Rise to the challenge!
“4:30 AM is when champions are made” – This is a paraphrasing of a tweet Chris sent to Matt this AM when he got up to make his egg whites and get ready for the drive from Monroe to Bosco. A Saturday AM, 6 AM departure from Ramsey didn’t deter these guys from being on time, ready to go, game faces on as the sole representatives for the Ironmen at the NJSIAA Non-Public “A” Relays this morning.
“Don’t Stop Believing” – Coach Krutchick wrote this song while we were sitting in the bleachers today. I’m pretty sure he knows it was already a song but the intent was clear: these guys just had to believe in themselves and they could achieve great things today…and they did!
“Arrive. Win. Leave” – A totally harmless but pretty apropos slogan we came up with for the mercenary-like way in which we left Ramsey under cover of darkness this morning, made the 90 minute drive, did our jobs and left before anyone even knew what happened. If only…IF ONLY we could adopt this slogan for our entire team…starting Monday?
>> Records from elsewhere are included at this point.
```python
# ... 100 lines not shown
                self.feat_channels % 64 == 0 and self.align_conv.kernel_size == (3, 3))

    def forward_pyramid(self, layout, x, anchors=None, trace=None):
        from . import pyramid as P

        wino = P.wino_enabled()

        def tower(seq, t):
            for blk in seq:
                if wino and blk[0].wino_ok() and blk[0].in_channels >= 128:
                    w, b, o = blk[0].packed_args_wino()
                    t = P.conv3x3_wino(layout, t, w, b, o, relu=True)
                    continue
                w, b, o = blk[0].packed_args()
                t = P.conv3x3(layout, t, w, b, o, relu=True)
            return t

        def tower_with_head(seq, head, t):
            fusable = (head.kernel_size == (1, 1) and head.out_channels <= 32 and seq[-1][0].out_channels == 256 and
                       seq[-1][0].in_channels % 64 == 0 and not os.environ.get("S2A_NO_FUSED_HEAD"))
            if not fusable:
                w, b, o = head.packed_args()
                return P.conv1x1(tower(seq, t), w, b, o, relu=False)
            t = tower(seq[:-1], t)
            w, b, o = seq[-1][0].packed_args()
            hw, hb, _ = head.packed_args()
            return P.conv3x3_head(layout, t, w, b, o, hw, hb, relu=True)

        fam_bbox = tower_with_head(self.fam_reg_ls, self.fam_reg_head, x)
        fam_cls = None
        if self.compute_fam_cls:
            fam_cls = tower_with_head(self.fam_cls_ls, self.fam_cls_head, x)
        own_anchors = P.fam_refine_anchors(layout, fam_bbox, self.anchor_scale)
        if anchors is None:
            anchors = own_anchors
        else:
            assert anchors.shape == own_anchors.shape and anchors.dtype == torch.float32 and anchors.is_contiguous()
        if getattr(self, "capture", None) is not None:
            self.capture.update(layout=layout, x=x, anchors=anchors)
        al = P.align_conv(layout, x, anchors, self.align_conv.packed_weight(torch.float16), self.feat_channels)
        wa = self.or_conv.rotate_arf()
        orc = self.or_conv.packed_cache()
        if self.or_pool.nOrientation == 8 and wa.shape[0] % 64 == 0 and wino and wa.shape[1] % 32 == 0:
            or_feat, pooled = P.conv3x3_wino(layout, al, orc.get_wino(wa),
                                             orc.get_bias(self.or_conv.bias, wa.shape[0]), wa.shape[0],
                                             relu=False, pool=True)
        elif self.or_pool.nOrientation == 8 and wa.shape[0] % 64 == 0:
            or_feat, pooled = P.orconv_pool(layout, al, orc.get(wa),
                                            orc.get_bias(self.or_conv.bias, wa.shape[0]), wa.shape[0])
        else:
            or_feat = P.conv3x3(layout, al, orc.get(wa),
                                orc.get_bias(self.or_conv.bias, wa.shape[0]), wa.shape[0], relu=False)
            pooled = P.rot_inv_pool(or_feat, self.or_pool.nOrientation)
        w, b, o = self.odm_cls_head.packed_args()
        odm_cls = P.conv3x3(layout, tower(self.odm_cls_ls, pooled), w, b, o, relu=False)
        w, b, o = self.odm_reg_head.packed_args()
        odm_bbox = P.conv3x3(layout, tower(self.odm_reg_ls, or_feat), w, b, o, relu=False)
        n = len(layout.sizes)
        if trace is not None:
            trace.update(x=x, fam_bbox=fam_bbox, fam_cls=fam_cls, own_anchors=own_anchors, anchors=anchors, align=al,
                         or_feat=or_feat, pooled=pooled, odm_cls=odm_cls, odm_bbox=odm_bbox)
        return PyramidPred(layout, odm_cls, odm_bbox, anchors,
                           [layout.level(fam_cls, l, self.num_classes) for l in range(n)] if fam_cls is not None else [None] * n,
                [layout.level(fam_bbox, l, 5) for l in range(n)],
                [layout.level(odm_cls, l, self.num_classes) for l in range(n)],
                [layout.level(odm_bbox, l, 5) for l in range(n)],
                [layout.rows(anchors, l).view(layout.batch, *layout.sizes[l], 5) for l in range(n)])

    def forward(self, feats, targets=None, imgs_size=None, post_process=False):
        if isinstance(targets, bool):
            targets, post_process = None, targets
        per_level = [self.forward_single(f, s) for f, s in zip(feats, self.featmap_strides)]
        p = tuple(map(list, zip(*per_level)))
        results = {"loss": None, "loss_items": None, "boxes_ls": None, "pred": None}
        if targets is not None:
            if imgs_size is None:
                raise ValueError("forward(feats, targets) needs imgs_size to scale the targets to pixels")
            self.imgs_size = tuple(int(v) for v in imgs_size)
            targets[:, [2, 4]] = targets[:, [2, 4]] * imgs_size[1]
            targets[:, [3, 5]] = targets[:, [3, 5]] * imgs_size[0]
            results["loss"], results["loss_items"] = self.compute_loss(p, targets)
        if post_process:
            results["boxes_ls"] = self.get_bboxes(p)
        if targets is None and not post_process:
            results["pred"] = p
        return results

    def init_grid_anchors(self, featmap_sizes, device):
        return [grid_anchors(hw, s, self.anchor_scale, device) for hw, s in zip(featmap_sizes, self.featmap_strides)]

    def _loss_pred(self, p):
        p = list(p)
        if len(p) == 5:
            sizes = [tuple(b.shape[2:]) for b in p[1]]
            p = p[:4] + [self.init_grid_anchors(sizes, p[1][0].device), p[4]]
        if len(p) != 6:
            raise ValueError(f"p must be the 5 per-level lists of forward() or the reference's 6, got {len(p)}")
        if any(t is None for t in p[0]):
            raise ValueError("compute_loss needs the FAM classification: this head was built with compute_fam_cls=False")
        return p

    def assign_labels_fam_odm(self, p, targets):
        p = self._loss_pred(p)
        B = p[1][0].shape[0]
        dev = p[1][0].device
        init_all = torch.cat([a.reshape(-1, 5) for a in p[4]], 0).float()
        refine_all = torch.cat([a.reshape(B, -1, 5) for a in p[5]], 1).detach().float()
        t = targets.detach().float().reshape(-1, 7)
        img = t[:, 0].long()
        order = torch.argsort(img, stable=True)
# ... 84 lines not shown
```

s2anet_amd/pyramid.py:

```python
import ctypes

import torch

from . import _lib


class PyramidLayout:

    def __init__(self, batch, sizes, strides):
        assert 1 <= len(sizes) <= 8 and len(sizes) == len(strides)
        self.batch, self.sizes, self.strides = int(batch), [tuple(map(int, s)) for s in sizes], list(strides)
        self.c = _lib.Pyramid()
        self.c.n_levels = len(sizes)
        self.pix0, p = [], 0
        for i, ((h, w), s) in enumerate(zip(self.sizes, strides)):
            self.c.height[i], self.c.width[i], self.c.stride[i] = h, w, float(s)
            self.pix0.append(p)
            p += self.batch * h * w
        self.pixels = p

    def key(self):
        return (self.batch, tuple(self.sizes), tuple(self.strides))

    def new(self, channels, device, dtype=torch.float16):
        return torch.empty((self.pixels, channels), dtype=dtype, device=device)

    def level(self, buf, l, channels=None):
        h, w = self.sizes[l]
        v = buf[self.pix0[l]:self.pix0[l] + self.batch * h * w].view(self.batch, h, w, buf.shape[1])
        if channels is not None:
            v = v[..., :channels]
        return v.permute(0, 3, 1, 2)

    def rows(self, buf, l):
        h, w = self.sizes[l]
        return buf[self.pix0[l]:self.pix0[l] + self.batch * h * w]


def conv3x3(layout, x, packed_w, bias, out_channels, relu, residual=None, out=None):
    L = _lib.lib()
    if out is None:
        out = layout.new(out_channels, x.device)
    with torch.cuda.device(x.device):
        _lib.check(L.s2a_conv3x3_pyramid_f16(_lib.ptr(x), _lib.ptr(packed_w), _lib.ptr(bias), _lib.ptr(residual),
                                             _lib.ptr(out), layout.batch, x.shape[1], out_channels, int(bool(relu)),
                                             ctypes.byref(layout.c), _lib.stream_ptr(x.device)))
    return out


def conv3x3_head(layout, x, packed_w, bias, out_channels, head_w, head_b, relu=True, keep_tower=False):
    L = _lib.lib()
    head_out = layout.new(64, x.device)
    tower = layout.new(out_channels, x.device) if keep_tower else None
    with torch.cuda.device(x.device):
        _lib.check(L.s2a_conv3x3_head_pyramid_f16(_lib.ptr(x), _lib.ptr(packed_w), _lib.ptr(bias), _lib.ptr(tower), _lib.ptr(head_w),
                                                  _lib.ptr(head_b), _lib.ptr(head_out), layout.batch, x.shape[1], out_channels,
                                                  int(bool(relu)), ctypes.byref(layout.c), _lib.stream_ptr(x.device)))
    return (head_out, tower) if keep_tower else head_out


def orconv_pool(layout, x, packed_w, bias, out_channels, n_orientation=8):
    assert n_orientation == 8
    L = _lib.lib()
    out = layout.new(out_channels, x.device)
    pooled = layout.new(out_channels // 8, x.device)
    with torch.cuda.device(x.device):
        _lib.check(L.s2a_orconv_pool_pyramid_f16(_lib.ptr(x), _lib.ptr(packed_w), _lib.ptr(bias), _lib.ptr(out), _lib.ptr(pooled),
                                                 layout.batch, x.shape[1], out_channels, ctypes.byref(layout.c),
                                                 _lib.stream_ptr(x.device)))
    return out, pooled


def conv3x3_wino(layout, x, packed_wino, bias, out_channels, relu, pool=False, out=None):
    L = _lib.lib()
    if out is None:
        out = layout.new(out_channels, x.device)
    pooled = layout.new(out_channels // 8, x.device) if pool else None
    with torch.cuda.device(x.device):
        _lib.check(L.s2a_conv3x3_wino_pyramid_f16(_lib.ptr(x), _lib.ptr(packed_wino), _lib.ptr(bias), _lib.ptr(out),
                                                  _lib.ptr(pooled), layout.batch, x.shape[1], out_channels, int(bool(relu)),
                                                  ctypes.byref(layout.c), _lib.stream_ptr(x.device)))
    return (out, pooled) if pool else out


def wino_enabled():
    import os
    return os.environ.get("S2A_CONV_WINO", "0") == "1"


def conv1x1(x, packed_w, bias, out_channels, relu, residual=None):
    L = _lib.lib()
    out = torch.empty((x.shape[0], out_channels), dtype=torch.float16, device=x.device)
    with torch.cuda.device(x.device):
# ... 49 lines not shown
```

Baseline: 2009 chips/s.

## Add narrow 16-output 3x3 conv kernel for ODM cls/reg heads

Adds a dedicated persistent 3x3 pyramid conv kernel for heads with at most 16 output maps (ODM cls with 15 classes and reg with 5). It computes only one 16-wide MFMA output group instead of a padded 64-channel group, keeps all weights resident in LDS, and triple-buffers input patches with buffer-load-to-LDS. The output is still written as 64-column rows with zero padding so downstream consumers are unchanged. The cost is a new hand-scheduled kernel with hardcoded wait counts, and a grid capped at 256 workgroups, which may underuse the GPU.

New measurement: 2035 chips/s (median of 6 runs). 1.01x the previous value.

```diff
diff --git a/include/s2anet_hip.h b/include/s2anet_hip.h
--- a/include/s2anet_hip.h
+++ b/include/s2anet_hip.h
@@ -293,6 +293,9 @@
                                  const void* head_weight_frag, const void* head_bias, void* head_out,
                                  int64_t batch, int64_t channels, int64_t out_channels, int relu,
                                  const s2a_pyramid* pyr, s2a_stream_t stream);
+int s2a_conv3x3_narrow_pyramid_f16(const void* x, const void* weight_frag, const void* bias, void* out, int64_t batch,
+                                   int64_t channels, int64_t out_channels_used, int relu, const s2a_pyramid* pyr,
+                                   s2a_stream_t stream);
 int s2a_orconv_pool_pyramid_f16(const void* x, const void* weight_frag, const void* bias, void* out, void* pooled,
                                 int64_t batch, int64_t channels, int64_t out_channels, const s2a_pyramid* pyr,
                                 s2a_stream_t stream);
diff --git a/s2anet_amd/_lib.py b/s2anet_amd/_lib.py
--- a/s2anet_amd/_lib.py
+++ b/s2anet_amd/_lib.py
@@ -174,6 +174,7 @@
                                         ctypes.POINTER(Pyramid), c_vp]),
     "s2a_conv3x3_head_pyramid_f16": (c_int, [c_vp, c_vp, c_vp, c_vp, c_vp, c_vp, c_vp, c_i64, c_i64, c_i64, c_int,
                                              ctypes.POINTER(Pyramid), c_vp]),
+    "s2a_conv3x3_narrow_pyramid_f16": (c_int, [c_vp, c_vp, c_vp, c_vp, c_i64, c_i64, c_i64, c_int, ctypes.POINTER(Pyramid), c_vp]),
     "s2a_orconv_pool_pyramid_f16": (c_int, [c_vp, c_vp, c_vp, c_vp, c_vp, c_i64, c_i64, c_i64, ctypes.POINTER(Pyramid), c_vp]),
     "s2a_conv_wino_packed_elems": (c_i64, [c_i64, c_i64]),
     "s2a_conv_wino_pack_weight_f16": (c_int, [c_vp, c_i64, c_i64, c_vp, c_vp]),
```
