# chenkovsky/aha

Measured on AMD Instinct MI355X. Metric: input GB/s scanned + M-hits/s, 100k-pattern AC over 1 GiB UTF-8 corpus, higher is better.
Workload: dtype u8

## Files before the change

aha_amd/csrc/image.hpp:

```cpp
#pragma once
#include <cstdint>

#include "../../include/aha_hip.h"

namespace aha {

struct DevAut {
  const void *slots;
  const int32_t *end_key;
  const uint32_t *end_info;
  const uint2 *key_ln;
  const uint32_t *key_cnt;
  const uint32_t *key_kc;
  const uint32_t *key_info;
  const uint2 *chain;
  const uint2 *chain_chars;
  uint32_t root;
  uint32_t n_slots;
  uint32_t max_len;
  uint32_t compact;
  uint32_t s1_lo;
  uint32_t s2_lo;
  uint32_t s2_hi;
  const uint32_t *stale_bits;
  const uint32_t *term_bits;
};

struct MatchArgs {
  const uint8_t *text;
  const uint64_t *doc_off;
  uint64_t n_docs;
  uint64_t n_bytes;
  uint64_t n_chunks;
  uint32_t chunk;
  int32_t chars;
  int32_t sep;
  uint32_t sep_block[8];
  int32_t has_nul;
  int32_t no_filter;
  int32_t no_pair;
  int32_t check_docs;
  uint32_t *counts;
  uint32_t *leads;
  uint64_t *blk_hits;
  uint64_t *blk_leads;
  uint64_t *docg;
  uint64_t *totals;
  aha_hit *out;
  uint64_t cap;
  uint64_t *doc_hit_off;
  int32_t count_only;
  unsigned long long *kc_visits;
  unsigned long long *kc_hits;
  unsigned long long *kc_out;
  int32_t neutral;
  uint32_t *cover_mask;
  uint64_t cover_bit0;
  int32_t cover_clear;
  int32_t fold;
};

constexpr int kBlock = 256;

constexpr int kV2Threads = 1024;
constexpr int kV2Piece = 32;
constexpr uint32_t kV2Slab = 512;
constexpr uint32_t kV2MaxS = 32768;

struct V2Args {
  const uint8_t *text;
  const uint64_t *doc_off;
  uint64_t n_docs;
  uint64_t n_bytes;
  uint64_t n_chunks;
  uint32_t S;
  uint32_t lds_slots;
  int32_t chars;
  int32_t sep;
  uint32_t sep_block[8];
  uint4 *ev;
  uint32_t *ev_aux;
  uint64_t ev_cap;
  unsigned long long *cursor;
  uint32_t *slab_used;
  uint32_t *ev_cnt;
  uint32_t *lead_cnt;
  uint32_t *chunk_doc0;
  uint32_t *doc_ev_rank;
  uint32_t *doc_lead_rank;
  uint64_t *ev_base;
  uint64_t *lead_base;
  uint64_t *blk_a;
  uint64_t *blk_b;
  uint4 *sorted_ev;
  uint32_t *sorted_aux;
  uint32_t *sorted_cnt;
  uint64_t *totals;
  int32_t direct;
  int32_t dense_hits;
  uint32_t ev_stride;
  uint2 *evd;
  uint32_t *evg;
  uint32_t *doc_hit_rank;
  uint32_t unit_bb;
  uint32_t *chunk_hits;
  uint64_t *hit_base;
  aha_hit *out;
  uint64_t cap;
  uint64_t *doc_hit_off;
  unsigned long long *publish;
  unsigned long long *clear_next;
  uint32_t doc_from, doc_lanes16;
};

struct UnitDev {
  const uint2 *slots;
  const uint32_t *root;
  const uint32_t *tables;
  uint32_t n_slots;
  uint32_t big_lo;
  uint32_t n_low;
  uint32_t g0;
  uint32_t base_bits;
  uint32_t n_syms;
  uint32_t max_len;
  uint32_t hdr_beside;
};
size_t unit_lds_bytes(uint32_t n_syms);
int unit_prepare(uint32_t n_syms);
void unit_launch_traverse(const UnitDev &U, const V2Args &M, uint32_t grid, void *stream);
void unit_launch_regroup(const DevAut &A, const V2Args &M, void *stream);
void unit_launch_expand(const uint2 *uend, const DevAut &A, const V2Args &M, uint32_t workgroups, void *stream);
void v2_launch_hit_scan(const V2Args &M, void *stream);
void v2_launch_lead_scan(const V2Args &M, void *stream);
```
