+            gx[u] = px[i]; gy[u] = py[i]; gz[u] = pz[i];
+            const float m2 = __fadd_rn(__fadd_rn(__fmul_rn(gx[u], gx[u]), __fmul_rn(gy[u], gy[u])), __fmul_rn(gz[u], gz[u]));
+            const float rinv = mad_rsqrt_approx(fmaxf(m2, 1e-30f));
+            gw[u] = (i0 + u * MAD_ORI_THREADS >= n_mask || m2 < MAD_M2_LT) ? 0.f : ((m2 >= MAD_M2_GT) ? rinv : -1.f);
+        }
+#pragma unroll 1
+        for (int c = 0; c < nrot; ++c) {
             float rf[9];
 #pragma unroll
-            for (int q = 0; q < 9; ++q) rf[q] = (float)R[q];
-            for (int i0 = tid; i0 < n_mask; i0 += GB * blockDim.x) {
-                float4 gq[GB];
-                int zq[GB];
-#pragma unroll
-                for (int u = 0; u < GB; ++u) {
-                    const int i = min(i0 + u * (int)blockDim.x, n_mask - 1);
-                    const float4 g = pv[i];
-                    gq[u] = g;
-                    const float vx = fmaf(g.z, rf[2], fmaf(g.y, rf[1], g.x * rf[0])) * g.w;
-                    const float vy = fmaf(g.z, rf[5], fmaf(g.y, rf[4], g.x * rf[3])) * g.w;
-                    const float vz = fmaf(g.z, rf[8], fmaf(g.y, rf[7], g.x * rf[6])) * g.w;
-                    zq[u] = (g.w > 0.f) ? zone_fast<NB>(F, vz_hi, vx, vy, vz) : -1;
-                }
-#pragma unroll
-                for (int u = 0; u < GB; ++u) {
-                    if (i0 + u * (int)blockDim.x < n_mask && gq[u].w != 0.f) {
-                        if (zq[u] >= 0) atomicAdd(&hist[zq[u]], 1);
-                        else vote_exact_f64(T, R, gq[u].x, gq[u].y, gq[u].z, hist);
-                    }
+            for (int q = 0; q < 9; ++q) rf[q] = s_rf[c][q];
+            int zq[GB];
+#pragma unroll
+            for (int u = 0; u < GB; ++u) {
+                const float vx = fmaf(gz[u], rf[2], fmaf(gy[u], rf[1], gx[u] * rf[0])) * gw[u];
+                const float vy = fmaf(gz[u], rf[5], fmaf(gy[u], rf[4], gx[u] * rf[3])) * gw[u];
+                const float vz = fmaf(gz[u], rf[8], fmaf(gy[u], rf[7], gx[u] * rf[6])) * gw[u];
+                zq[u] = (gw[u] > 0.f) ? zone_fast<NB>(F, vz_hi, vx, vy, vz) : -1;
+            }
+#pragma unroll
+            for (int u = 0; u < GB; ++u) {
+                if (gw[u] != 0.f) {
+                    if (zq[u] >= 0) atomicAdd(&hist[1 + c][zq[u]], 1);
+                    else vote_exact_f64(T, r1_table + 9 * s_main[c + 1 - first], gx[u], gy[u], gz[u], hist[1 + c]);
                 }
             }
-            __syncthreads();
-            if (tid < T.n_zones) atomicMax(&s_hmax, hist[tid]);
-            __syncthreads();
-            const int hm = s_hmax;
-            if (hm == 0) have = false;
-            else if (tid < T.n_zones) cur[tid] = norm50(hist[tid], hm);
-        } else {
-            if (tid < T.n_zones) cur[tid] = hn0[tid];
-        }
-        __syncthreads();
-        if (tid == 0) s_hmax = 0;
-        __syncthreads();
-        const bool inner = tid >= 1 && tid < T.n_zones - 1;
-        if (have && inner) atomicMax(&s_hmax, cur[tid]);
-        __syncthreads();
-        const int qmax = s_hmax;
-        const int ns = select_zones(have && inner && qmax > 0 && norm50(cur[tid], max(qmax, 1)) > 40, tid, s_sec, s_wcnt);
-        if (tid == 0 && have && qmax > 0 && ns <= lim_sec) {
-            int c = s_count;
-            for (int q = 0; q < ns && c < MAD_MAX_ORI; ++q) slots[(long long)ki * MAD_MAX_ORI + c++] = a | (s_sec[q] << 16);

“Anyone, Anywhere, Anytime” – This USED to be our motto…when we used to go to meets all over NY & NJ and seek out the best possible competition. We created our own invitational to invite the best of the best to our backyard to see who had the right stuff. We brought 20-something kids to Nationals in NC a few years ago to test the statement that we were the best ever. We got invited to Oregon to test our mettle against the top track teams in the country. We flew to Stanford to run in one of the top XC invites around. LET’S START GETTING THAT FEELING BACK – THAT WE CAN TAKE ON THE WORLD!!!
In the big, broad, sweeping, epic two-year training cycle we’ve recently embarked on, one of the more scrutinized aspects of the plan is my stance on “off days.” The way I wrote the plan is that there is only one day off scheduled between now and the end of macrocycle 1 but this is for a reason: days off “happen” anyway. If the schedule called for an off day every week, for example, that would be over FIFTY days off per year…over 100 days off between now and when the megacycle concludes in December 2014! That’s too much time away from training…
So…do we just kill ourselves until we break down and then we are forced to take an off day? Of course not. What we try to do instead is replace running days with cross-training (quality, heart-pumping, sweat-inducing, muscle-burning cardio) and replace off-days with supplemental fitness. So, say you did a Wednesday workout, a Friday fartlek, and easy run Saturday and a long run Sunday. What do you do on Thursday and Monday? If your legs will fall off if you you run 5 days in a row, you’ve gotta do SOMETHING to break up the training. So…you get on the stationary bike. You get in the pool. You go to boot camp or cross fit or do something other than running to help you recover but nothing so easy that you have to start over again the next day…
So, in conclusion there is a difference between an off day and a non-running day. We all need non-running days every once in a while – every 5 days or so is probably average. We all need off days, too. Probably not as often – once every few weeks; once a month, etc. But don’t take them when you don’t need them and use them wisely!!!